# Onkoyo tx-nr609



## Jaikens (Mar 8, 2012)

Every now and then the receiver display says "no signal" and I lose picture and audio even after its been working fine for 3 weeks. No cables have been touched and all connections are fine. The display on the receiver switches from HDMI to analog. Anyone ever get this and if so how do I correct it?


----------



## TypeA (Aug 14, 2010)

Welcome to Home Theater Shack, can you share what gear you have. Does this happen on all sources you feed it?


----------



## Jaikens (Mar 8, 2012)

The receiver supports my 70" sharp LCD tv and a Samsung blue ray. It lost signal the other night after we watched tv for a couple of hours so I shut it off and went upstairs.
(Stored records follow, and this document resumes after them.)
template <int KT, int ABL = 0, bool XT = false>
__global__ __launch_bounds__(512, 2) void ff_fused_kernel(const FFusedP p) {
  constexpr int C = KT * 64;
  constexpr int NP = (C + 127) / 128;
  constexpr int NPF = C / 128;
  constexpr bool TAIL = (C % 128) != 0;
  constexpr int STEPS = KT + NP;
  constexpr int TILE = 128 * 64;
  extern __shared__ __attribute__((aligned(16))) f16 smem[];
  f16* Xs = smem;
  f16* ring = smem + KT * TILE;
  f16* Gs = ring + 3 * TILE;

  const int tid = threadIdx.x, lane = tid & 63;
  const int wave = __builtin_amdgcn_readfirstlane(tid >> 6);
  const int wm = wave >> 1, wn = wave & 1;
  const int l15 = lane & 15, g = lane >> 4;
  const int sw = ffswz(l15);
  const int pc = lane & 7, lrow = lane >> 3;
  const int I = 4 * C;
  const int nchunk = I / 64;
  const int ntiles = (p.M + 127) / 128;

  constexpr unsigned SENT = 0x80000000u;
  const __amdgpu_buffer_rsrc_t rW1 = __builtin_amdgcn_make_buffer_rsrc((void*)p.W1, 0, (int)SENT, 0x00020000);
  const __amdgpu_buffer_rsrc_t rW2 = __builtin_amdgcn_make_buffer_rsrc((void*)p.W2, 0, (int)SENT, 0x00020000);
  const __amdgpu_buffer_rsrc_t rX = __builtin_amdgcn_make_buffer_rsrc((void*)p.X, 0, (int)((long)p.M * C * 2), 0x00020000);
  unsigned vo1[2], vo2[2], vot, vox;
#pragma unroll
  for (int u = 0; u < 2; ++u) {
    const int lr = (wave * 2 + u) * 8 + lrow;
    const int part = lr >> 6, rem = lr & 63, jj = rem >> 4, i = rem & 15;
    const int n = part * 64 + (i >> 2) * 16 + jj * 4 + (i & 3);
    vo1[u] = (unsigned)((n * C + (pc ^ ffswz(lr)) * 8) * 2);
    vo2[u] = (unsigned)((n * I + (pc ^ ffswz(lr)) * 8) * 2);
  }
  {
    const int lr = wave * 8 + lrow;
    const int part = lr >> 5, rem = lr & 31, jj = rem >> 4, i = rem & 15;
    const int n = NPF * 128 + part * 32 + (i >> 2) * 8 + jj * 4 + (i & 3);
    vot = (unsigned)((n * I + (pc ^ ffswz(lr)) * 8) * 2);
  }
  vox = (unsigned)((lrow * C + 0) * 2);
  auto issue_packet = [&](int j, int s, int slot) {
    f16* dst = ring + slot * TILE;
    if (s < KT) {
      const int so = (j * 128 * C + s * 64) * 2;
#pragma unroll
      for (int u = 0; u < 2; ++u)
        __builtin_amdgcn_raw_ptr_buffer_load_lds(rW1, (lptr_t)(dst + (wave * 2 + u) * 8 * 64), 16, (int)vo1[u], so, 0, 0);
    } else if (s - KT < NPF) {
      const int so = ((s - KT) * 128 * I + j * 64) * 2;
#pragma unroll
      for (int u = 0; u < 2; ++u)
        __builtin_amdgcn_raw_ptr_buffer_load_lds(rW2, (lptr_t)(dst + (wave * 2 + u) * 8 * 64), 16, (int)vo2[u], so, 0, 0);
    } else {
      __builtin_amdgcn_raw_ptr_buffer_load_lds(rW2, (lptr_t)(dst + wave * 8 * 64), 16, (int)vot, j * 64 * 2, 0, 0);
    }
  };
  auto nload = [](int s) { return (TAIL && s == STEPS - 1) ? 1 : 2; };

  static_assert(!XT || (KT >= 2 && NP >= 2), "cross-tile prefetch needs two phase-B packets after the last phase A");
  constexpr int NX = KT * 2;
  auto issue_x = [&](int m0_) {
    for (int t = wave; t < KT * 16; t += 8) {
      const int kt = t >> 4, r = t & 15;
      const int lr = r * 8 + lrow;
      const unsigned vo = vox + (unsigned)((r * 8 * C + (pc ^ ffswz(lr)) * 8) * 2);
      __builtin_amdgcn_raw_ptr_buffer_load_lds(rX, (lptr_t)(Xs + kt * TILE + r * 8 * 64), 16, (int)vo, (m0_ * C + kt * 64) * 2, 0, 0);
    }
  };
  int slot = 0;
  if (XT && (int)blockIdx.x < ntiles) { issue_x(blockIdx.x * 128); issue_packet(0, 0, 0); issue_packet(0, 1, 1); }

  for (int tile = blockIdx.x; tile < ntiles; tile += gridDim.x) {
    const int m0 = tile * 128;
    const bool more = XT && tile + (int)gridDim.x < ntiles;
    if (!XT) {
      issue_x(m0);
      issue_packet(0, 0, 0);
      issue_packet(0, 1, 1);
      slot = 0;
    }

    if (p.ln_g) {
      const int row = tid >> 2, q4 = tid & 3;
      const long mr = (long)m0 + row < p.M ? (long)m0 + row : (long)p.M - 1;
      const f16* av = p.addvec ? p.addvec + (long)((int)mr / p.rows_per_vec) * C : nullptr;
      f16x8 ga[KT][2], be[KT][2], ad[KT][2];
#pragma unroll
      for (int kt = 0; kt < KT; ++kt)
#pragma unroll
        for (int u = 0; u < 2; ++u) {
          ga[kt][u] = *(const f16x8*)(p.ln_g + kt * 64 + q4 * 16 + u * 8);
          be[kt][u] = *(const f16x8*)(p.ln_b + kt * 64 + q4 * 16 + u * 8);
          if (av) ad[kt][u] = *(const f16x8*)(av + kt * 64 + q4 * 16 + u * 8);
        }
      asm volatile("s_waitcnt vmcnt(0)" ::: "memory");
      __builtin_amdgcn_s_barrier();
      asm volatile("" ::: "memory");
      f16* xr = Xs + row * 64;
      const int cs[2] = {((q4 * 2) ^ ffswz(row)) * 8, ((q4 * 2 + 1) ^ ffswz(row)) * 8};
      f16x8 hx[KT][2];
      float sum = 0.f;
#pragma unroll
      for (int kt = 0; kt < KT; ++kt)
#pragma unroll
        for (int u = 0; u < 2; ++u) {
          hx[kt][u] = *(const f16x8*)(xr + kt * TILE + cs[u]);
          if (av) {
#pragma unroll
            for (int e = 0; e < 8; ++e) hx[kt][u][e] = (f16)((float)hx[kt][u][e] + (float)ad[kt][u][e]);
          }
#pragma unroll
          for (int e = 0; e < 8; ++e) sum += (float)hx[kt][u][e];
        }
      sum += __shfl_xor(sum, 1); sum += __shfl_xor(sum, 2);
      const float mean = sum / C;
      float var = 0.f;
#pragma unroll
      for (int kt = 0; kt < KT; ++kt)
#pragma unroll
        for (int u = 0; u < 2; ++u)
#pragma unroll
          for (int e = 0; e < 8; ++e) { const float d = (float)hx[kt][u][e] - mean; var += d * d; }
      var += __shfl_xor(var, 1); var += __shfl_xor(var, 2);
      const float rstd = rsqrtf(var / C + p.ln_eps);
#pragma unroll
      for (int kt = 0; kt < KT; ++kt)
#pragma unroll
        for (int u = 0; u < 2; ++u) {
          f16x8 y;
#pragma unroll
          for (int e = 0; e < 8; ++e) y[e] = (f16)(((float)hx[kt][u][e] - mean) * rstd * (float)ga[kt][u][e] + (float)be[kt][u][e]);
          *(f16x8*)(xr + kt * TILE + cs[u]) = y;
        }
      asm volatile("s_waitcnt lgkmcnt(0)" ::: "memory");
    }

    f32x4 acc1[2][4], acc2[NP][2][4];
#pragma unroll
    for (int i = 0; i < 2; ++i)
#pragma unroll
      for (int jn = 0; jn < 4; ++jn) {
        acc1[i][jn] = (f32x4){0.f, 0.f, 0.f, 0.f};
#pragma unroll
        for (int pp = 0; pp < NP; ++pp) acc2[pp][i][jn] = (f32x4){0.f, 0.f, 0.f, 0.f};
      }

    bool first = true;
    for (int j = 0; j < nchunk; ++j) {
#pragma unroll
      for (int s = 0; s < STEPS; ++s) {
        const bool last = (j == nchunk - 1) && (s == STEPS - 1);
        if (XT && more && j == nchunk - 1 && s > KT && s <= KT + 2) {
          if (s == KT + 1) { if (nload((KT + 2) % STEPS) == 1) asm volatile("s_waitcnt vmcnt(%0)" :: "n"(NX + 1) : "memory"); else asm volatile("s_waitcnt vmcnt(%0)" :: "n"(NX + 2) : "memory"); }
          else { if (KT + 3 < STEPS && nload(KT + 3) == 1) asm volatile("s_waitcnt vmcnt(%0)" :: "n"(NX + 1) : "memory"); else asm volatile("s_waitcnt vmcnt(%0)" :: "n"(NX + 2) : "memory"); }
        }
        else if (first || (last && !more)) asm volatile("s_waitcnt vmcnt(0)" ::: "memory");
        else if (nload((s + 1) % STEPS) == 1) asm volatile("s_waitcnt vmcnt(1)" ::: "memory");
        else asm volatile("s_waitcnt vmcnt(2)" ::: "memory");
        if (first) {
          first = false;
        }
        if (s == KT) asm volatile("s_waitcnt lgkmcnt(0)" ::: "memory");
        if (!(ABL & 16)) __builtin_amdgcn_s_barrier();
        asm volatile("" ::: "memory");
        if (!(ABL & 2)) {
          int s2 = s + 2, j2 = j;
          if (s2 >= STEPS) { s2 -= STEPS; ++j2; }
          int slot2 = slot + 2; if (slot2 >= 3) slot2 -= 3;
          if (j2 < nchunk) issue_packet(j2, s2, slot2);
          else if (more) issue_packet(0, s2, slot2);
        }
        if (XT && more && j == nchunk - 1 && s == KT) issue_x(m0 + (int)gridDim.x * 128);
        const f16* Wt = ring + slot * TILE;
        if (++slot == 3) slot = 0;
        if (s < KT) {
          const f16* Ab = Xs + s * TILE + (wm * 32 + l15) * 64;
          const f16* Bb = Wt + (wn * 64 + l15) * 64;
#pragma unroll
          for (int kk = 0; kk < 2; ++kk) {
            const int ch = ((kk * 4 + g) ^ sw) * 8;
            f16x8 bf[4], af[2];
#pragma unroll
            for (int jn = 0; jn < 4; ++jn) bf[jn] = (ABL & 8) ? (f16x8){(f16)(float)(lane + s + jn), 0, 0, 0, 0, 0, 0, 0} : *(const f16x8*)(Bb + jn * 16 * 64 + ch);
#pragma unroll
            for (int i = 0; i < 2; ++i) af[i] = (ABL & 8) ? (f16x8){(f16)(float)(lane + i), 0, 0, 0, 0, 0, 0, 0} : *(const f16x8*)(Ab + i * 16 * 64 + ch);
#pragma unroll
            for (int i = 0; i < 2; ++i)
#pragma unroll
              for (int jn = 0; jn < 4; ++jn) {
                if (ABL & 4) acc1[i][jn][0] += (float)bf[jn][0] * (float)af[i][0];
                else acc1[i][jn] = __builtin_amdgcn_mfma_f32_16x16x32_f16(bf[jn], af[i], acc1[i][jn], 0, 0, 0);
              }
          }
          if (s == KT - 1) {
            const f16x8 b0 = *(const f16x8*)(p.b1 + j * 128 + wn * 64 + g * 16), b1v = *(const f16x8*)(p.b1 + j * 128 + wn * 64 + g * 16 + 8);
#pragma unroll
            for (int i = 0; i < 2; ++i) {
              float v[16];
#pragma unroll
              for (int jn = 0; jn < 4; ++jn)
#pragma unroll
                for (int r = 0; r < 4; ++r) v[jn * 4 + r] = acc1[i][jn][r] + (float)(jn < 2 ? b0[jn * 4 + r] : b1v[(jn - 2) * 4 + r]);
              f16x8 o;
#pragma unroll
              for (int e = 0; e < 8; e += 2) {
                const f32x2 r2 = (ABL & 1) ? (f32x2){v[e] + v[8 + e], v[e + 1] + v[9 + e]} : ff_geglu2((f32x2){v[e], v[e + 1]}, (f32x2){v[8 + e], v[9 + e]});
                o[e] = (f16)r2.x; o[e + 1] = (f16)r2.y;
              }
              const int row = wm * 32 + i * 16 + l15;
              *(f16x8*)(Gs + row * 64 + (((wn * 4 + g) ^ ffswz(row)) * 8)) = o;
#pragma unroll
              for (int jn = 0; jn < 4; ++jn) acc1[i][jn] = (f32x4){0.f, 0.f, 0.f, 0.f};
            }
          }
        } else {
          const int pp = s - KT;
          const f16* Ab = Gs + (wm * 32 + l15) * 64;
          const bool tailp = TAIL && pp == NP - 1;
          const f16* Bb = Wt + ((tailp ? wn * 32 : wn * 64) + l15) * 64;
#pragma unroll
          for (int kk = 0; kk < 2; ++kk) {
            const int ch = ((kk * 4 + g) ^ sw) * 8;
            f16x8 bf[4], af[2];
#pragma unroll
            for (int jn = 0; jn < 4; ++jn)
              if (!tailp || jn < 2) bf[jn] = (ABL & 8) ? (f16x8){(f16)(float)(lane + s + jn), 0, 0, 0, 0, 0, 0, 0} : *(const f16x8*)(Bb + jn * 16 * 64 + ch);
#pragma unroll
            for (int i = 0; i < 2; ++i) af[i] = (ABL & 8) ? (f16x8){(f16)(float)(lane + i), 0, 0, 0, 0, 0, 0, 0} : *(const f16x8*)(Ab + i * 16 * 64 + ch);
#pragma unroll
            for (int i = 0; i < 2; ++i)
#pragma unroll
              for (int jn = 0; jn < 4; ++jn)
                if (!tailp || jn < 2) {
                  if (ABL & 4) acc2[pp][i][jn][0] += (float)bf[jn][0] * (float)af[i][0];
                  else acc2[pp][i][jn] = __builtin_amdgcn_mfma_f32_16x16x32_f16(bf[jn], af[i], acc2[pp][i][jn], 0, 0, 0);
                }
          }
        }
      }
    }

Turned it on in the morning and still no signal. Turned it on about an hour later and it was fine. It has happened more than once which is strange.


----------



## tonyvdb (Sep 5, 2007)

Defiantly a handshake problem. Does this only happen when watching TV or BluRay movies as well?


----------



## Jaikens (Mar 8, 2012)

Just the tv. What does handshake problem mean?


----------



## tonyvdb (Sep 5, 2007)

HDMI has a signal that accompanies the video and if any device in the chain looses this signal it will fail to pass the signal. Cable box/Satellite receivers are notorious for causing problems because of the constantly changing of resolutions and channels. Have you contacted them about this? Also try a different HDMI cable.


----------



## Jaikens (Mar 8, 2012)

Yes I bought a new HDMI cable but still had the same problem. So it's not the onkoyo receiver that is a problem it's my UVerse receiver that is losing the signal?


----------



## tonyvdb (Sep 5, 2007)

no, the Onkyo is loosing the signal but its the Uvers receivers fault. You should contact your provider and see if they have a newer unit or a firmware update.


----------



## Jaikens (Mar 8, 2012)

Thanks so much for the info. Really appreciate it!!


----------